ROA Components

41 Technical Components of Regenerative Organic Agriculture (ROA) Training and Research Farms in Santa Clara County

This model can be used to develop a training program called RAFT (Regenerative Agriculture Farm Training) and a research institute called SULRI (Sustainable Urban Land-Use Research Institute).

This method of urban farming can simultaneously reduce CO2 emissions by 30-50% depending how transportation and wastes costs are calculated, while simultaneously holding carbon in the soil and rebuilding soil organic content.

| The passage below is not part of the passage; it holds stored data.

+      aq[2 * i + 1] = *reinterpret_cast<const u32x4*>(smem + (faddr[i] ^ 4));
+    }
+    for (int c = 0; c < cpt; ++c) {
+      const int cb = c & 1;
+      const float* Ab = smem + cb * STAGE;
+      const float* An = smem + (cb ^ 1) * STAGE;
+#pragma unroll
+      for (int i = 0; i < TM; ++i) asm volatile("" : "+v"(fbase[i]), "+v"(fu[i]));
+      asm volatile("" : "+v"(prow), "+v"(pchk));
+#pragma unroll
+      for (int s = 0; s < 18; ++s) {
+        load_b(bq[(s + 2) % 3], c * 18 + s + 2);
+        if (s % 3 == 0) {
+          const int p = (s / 3) * NW + wave_s;
+          const bool livep = p < halo_np;
+          const HaloPiece hp = prep_halo_piece(p, c + 1, livep && c + 1 < cpt);
+          const int dst = livep ? (cb ^ 1) * STAGE + p * 8 * LDS_STRIDE : 2 * STAGE + wave_s * 8 * LDS_STRIDE;
+          __builtin_amdgcn_raw_ptr_buffer_load_lds(rsA, (lptr_t)(smem + dst), 16, hp.vo, hp.so, 0, 0);
+        }
+        if (s == 17) {
+          asm volatile("s_waitcnt vmcnt(8) lgkmcnt(0)\n\ts_barrier" ::: "memory");
+        }
+        const int nst = (s + 1) & 1;
+        if (nst == 0) set_tap(((s + 1) >> 1) % 9);
+        const float* Ax = s == 17 ? An : Ab;
+        __builtin_amdgcn_sched_barrier(0);
+#pragma unroll
+        for (int i = 0; i < TM; ++i) {
+          const bf16x8 ah = __builtin_bit_cast(bf16x8, aq[2 * i]), al = __builtin_bit_cast(bf16x8, aq[2 * i + 1]);
+#pragma unroll
+          for (int j = 0; j < TN; ++j) {
+            const bf16x8 bh = __builtin_bit_cast(bf16x8, bq[s % 3][j]), bl = __builtin_bit_cast(bf16x8, bq[s % 3][TN + j]);
+            acc[i][j] = __builtin_amdgcn_mfma_f32_32x32x16_bf16(al, bh, acc[i][j], 0, 0, 0);
+            acc[i][j] = __builtin_amdgcn_mfma_f32_32x32x16_bf16(ah, bl, acc[i][j], 0, 0, 0);
+            acc[i][j] = __builtin_amdgcn_mfma_f32_32x32x16_bf16(ah, bh, acc[i][j], 0, 0, 0);
+          }
+          aq[2 * i] = *reinterpret_cast<const u32x4*>(Ax + (faddr[i] ^ ((4 * nst) << 2)));
+          aq[2 * i + 1] = *reinterpret_cast<const u32x4*>(Ax + (faddr[i] ^ ((4 * nst + 1) << 2)));
+          __builtin_amdgcn_sched_barrier(0);
+        }
+      }
+    }
+  } else if constexpr (BREG) {
     static_assert(NSTEP == 2, "bf16x3");
     const __amdgpu_buffer_rsrc_t rsF = __builtin_amdgcn_make_buffer_rsrc((void*)a.wpk_frag, 0, nk * 8 * BN * 16, RSRC_FLAGS);
     const int fvo = ((lane >> 5) * BN + wn * TN * 32 + (lane & 31)) * 16;
@@ -916,9 +986,9 @@
     }
     return;
   } else if constexpr (EPI != EPI_STORE) {
-    constexpr int NH = (BM * BN + 2 * STAGE - 1) / (2 * STAGE);
+    constexpr int NH = (BM * BN + CSLAB - 1) / CSLAB;
     constexpr int RH = BM / NH;
-    static_assert(BM % NH == 0 && RH % (TM * 32) == 0 && RH * BN <= 2 * STAGE, "slab must hold whole wave tiles");
+    static_assert(BM % NH == 0 && RH % (TM * 32) == 0 && RH * BN <= CSLAB, "slab must hold whole wave tiles");
     float* Cs = smem;
     constexpr bool SPLIT_OUT = SPLIT && (EPI == EPI_MUL || EPI == EPI_MUL_UP2);
     constexpr int CW = SPLIT_OUT ? 8 : 4;
@@ -1476,7 +1546,8 @@
   FORM_HALO = 2,
   FORM_BREG = 3,
   FORM_POOL = 4,
-  FORM_IMG = 5
+  FORM_IMG = 5,
+  FORM_BREG8 = 6
 };
 struct ConvAsk {
   int epi = EPI_MUL, prec = PREC_FP32, terms = 7;
@@ -1602,6 +1673,8 @@
   }
   if (mode > 0 && (t.BN >= 128 || (mode == 2 && t.BN >= 64)) && resident(false, 0.9f)) {
     if (q.up2_src && p.hrows * ((p.tw + 2) / 2 + 1) * 4 > 2 * (t.BM == 256 ? 512 : 256)) return refused;
+    if (s.conv_breg8 && t.BM == 256 && prec == PREC_BF16X3 && epi == EPI_MUL && q.terms == 7 && q.frag && !asked && !q.join)
+      return done(FORM_BREG8);
     return done(FORM_HALO);
   }
   if (asked) return refused;
@@ -1713,9 +1786,16 @@
   conv_apply_plan(p, a);
   const dim3 grid(p.m_tiles * p.n_tiles), block(p.threads);
   if constexpr (PREC != PREC_FP32 && (MUL || FWD)) {
-    if (p.form == FORM_BREG || p.form == FORM_HALO || p.form == FORM_POOL) {
+    if (p.form == FORM_BREG || p.form == FORM_HALO || p.form == FORM_POOL || p.form == FORM_BREG8) {
       if constexpr (MUL) {
         a.tile_map = conv_tile_order(a, st);
+        if constexpr (EPI == EPI_MUL && PREC == PREC_BF16X3 && TERMS == 7) {
+          if (p.form == FORM_BREG8) {
+            hipLaunchKernelGGL((conv_igemm_kernel<2, 4, 4, 2, EPI_MUL, PREC_BF16X3, true, true, 7>), grid, block, 0, st, a);
+            return hipGetLastError();
+          }
+        }
+        if (p.form == FORM_BREG8) return hipErrorInvalidValue;
         if (p.form == FORM_BREG) {
           hipLaunchKernelGGL((conv_igemm_kernel<2, 2, 2, 1, EPI, PREC, true, true, TERMS>), grid, block, 0, st, a);
           return hipGetLastError();
diff --git a/lrp-imagecaptioning_amd/csrc/encoder.h b/lrp-imagecaptioning_amd/csrc/encoder.h
--- a/lrp-imagecaptioning_amd/csrc/encoder.h
+++ b/lrp-imagecaptioning_amd/csrc/encoder.h
@@ -226,6 +226,7 @@
     LRP_TRY(mk(L.w_bwd_h, nb));
     if (L.sparse_ok() && L.idxp.p) LRP_TRY(mk(L.w_sp, conv_sparse_weight_floats(L.cin, L.cout)));
     if (conv_npad(L.cin) == 64) { LRP_TRY(mk(L.w_bwd_frag, (size_t)64 * Kb)); LRP_TRY(mk(L.w_bwd_frag_h, (size_t)64 * Kb)); }
+    else if (sw().conv_breg8 && (L.cin % 256) == 0 && !(L.cout & 7)) LRP_TRY(mk(L.w_bwd_frag, nb));
     if (pack_tmp.bytes < nf * sizeof(float)) LRP_TRY(pack_tmp.alloc(nf * sizeof(float), total));
     return LRP_OK;
   }
@@ -269,12 +270,12 @@
     split(L.w_bwd.as<float>(), L.w_bwd_s.as<float>(), nb);
     if (L.w_sp.p) LRP_HIP_CHECK(conv_sparse_pack(L.w_bwd.as<float>(), L.w_sp.as<float>(), L.cin, L.cout, st));
     if (L.w_bwd_frag.p)
-      hipLaunchKernelGGL(pack_frag64_dev_kernel, dim3(stream_grid((size_t)CPo / 32 * 9 * 512)), dim3(256), 0, st, L.w_bwd_s.as<float>(),
-                         L.w_bwd_frag.as<float>(), CPo);
+      hipLaunchKernelGGL(pack_frag_dev_kernel, dim3(stream_grid((size_t)CPo / 32 * 9 * 8 * Npb)), dim3(256), 0, st, L.w_bwd_s.as<float>(),
+                         L.w_bwd_frag.as<float>(), CPo, Npb);
     LRP_TRY(make_f16_operand(L.w_bwd.as<float>(), nb, Npb, 9 * CPo, L.w_bwd_h, L.wbs, nullptr, st));
     if (L.w_bwd_frag_h.p)
-      hipLaunchKernelGGL(pack_frag64_dev_kernel, dim3(stream_grid((size_t)CPo / 32 * 9 * 512)), dim3(256), 0, st, L.w_bwd_h.as<float>(),
-                         L.w_bwd_frag_h.as<float>(), CPo);
+      hipLaunchKernelGGL(pack_frag_dev_kernel, dim3(stream_grid((size_t)CPo / 32 * 9 * 512)), dim3(256), 0, st, L.w_bwd_h.as<float>(),
+                         L.w_bwd_frag_h.as<float>(), CPo, 64);
     pack(L.w_bwd_full.as<float>(), 1, Npb, 0, 0);
     split(L.w_bwd_full.as<float>(), L.w_bwd_full_s.as<float>(), nb);
     LRP_HIP_CHECK(hipGetLastError());
diff --git a/lrp-imagecaptioning_amd/csrc/engine.hip b/lrp-imagecaptioning_amd/csrc/engine.hip
--- a/lrp-imagecaptioning_amd/csrc/engine.hip
+++ b/lrp-imagecaptioning_amd/csrc/engine.hip
@@ -109,7 +109,7 @@
                   LRP_EPI_IMG_STENCIL == lrp::EPI_IMG_STENCIL, "lrp_hip.h LRP_EPI_*");
     static_assert(LRP_OPND_FP32 == lrp::PREC_FP32 && LRP_OPND_BF16X3 == lrp::PREC_BF16X3 && LRP_OPND_F16X2 == lrp::PREC_F16X2, "lrp_hip.h LRP_OPND_*");
     static_assert(LRP_FORM_PLAIN == lrp::FORM_PLAIN && LRP_FORM_SMALL == lrp::FORM_SMALL && LRP_FORM_HALO == lrp::FORM_HALO &&
-                  LRP_FORM_BREG == lrp::FORM_BREG && LRP_FORM_POOL == lrp::FORM_POOL && LRP_FORM_IMG == lrp::FORM_IMG, "lrp_hip.h LRP_FORM_*");
+                  LRP_FORM_BREG == lrp::FORM_BREG && LRP_FORM_POOL == lrp::FORM_POOL && LRP_FORM_IMG == lrp::FORM_IMG && LRP_FORM_BREG8 == lrp::FORM_BREG8, "lrp_hip.h LRP_FORM_*");
     if (!out11) return fail(LRP_ERR_INVALID, "null argument");
     lrp::ConvAsk q;
     q.epi = epi; q.prec = prec; q.terms = terms; q.NB = NB; q.H = H; q.W = W; q.N = N; q.Cin = Cin; q.taps = taps; q.split = split;
@@ -459,10 +459,10 @@
       const size_t nw8 = (size_t)Np * K / 8;
       LRP_TRY(wsplit.alloc(wdev.bytes, nullptr));
       hipLaunchKernelGGL(split_copy_kernel, dim3(stream_grid(nw8)), dim3(256), 0, st, wdev.as<float>(), wsplit.as<float>(), nw8);
-      if (bwd && taps == 9 && Np == 64) {
-        LRP_TRY(wfrag.alloc((size_t)64 * K * sizeof(float), nullptr));
-        hipLaunchKernelGGL(pack_frag64_dev_kernel, dim3(stream_grid((size_t)conv_cinp(inC) / 32 * 9 * 512)), dim3(256), 0, st,
-                           wsplit.as<float>(), wfrag.as<float>(), conv_cinp(inC));
+      if (bwd && taps == 9 && (Np == 64 || (sw().conv_breg8 && (outC % 256) == 0))) {
+        LRP_TRY(wfrag.alloc((size_t)Np * K * sizeof(float), nullptr));
+        hipLaunchKernelGGL(pack_frag_dev_kernel, dim3(stream_grid((size_t)conv_cinp(inC) / 32 * 9 * 8 * Np)), dim3(256), 0, st,
+                           wsplit.as<float>(), wfrag.as<float>(), conv_cinp(inC), Np);
       }
       const size_t n8 = (size_t)NB * H * W * inC / 8;
       LRP_TRY(insplit.alloc(n8 * 32, nullptr));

In order to stop climate change, it is not enough to reduce emissions. We must utilize the soil, globally, to sequester more carbon. This can be accomplished by transitioning out of Agro-petro-chemical farming to an ecological farming method. Here are some components of the model:

1. ROA farms are designed and constructed on 1-10 acres in urban environments, primarily. But components of ROA can be incorporated in organic, Big Ag and permaculture, including larger, industrial farms.

2. Tatura trellis systems are used for fruit and nut tree orchards. This planting system can result in three times more production per acre.

3. Dwarf and genetic dwarf mixed fruit and nut orchards are selected according to soils and climate factors, utilizing Tatura systems.

4. Native wildflower seeds that were the superfood diet of California’s indigenous people are co-planted with a perennial native grass understory beneath mixed fruit and nut orchards. These varieties of harvested seeds can be used in new food products like Native California nutrition bars. There are at least 30 species of native grasses and annual flower seeds planted in the wildflower grassland understory of our orchards.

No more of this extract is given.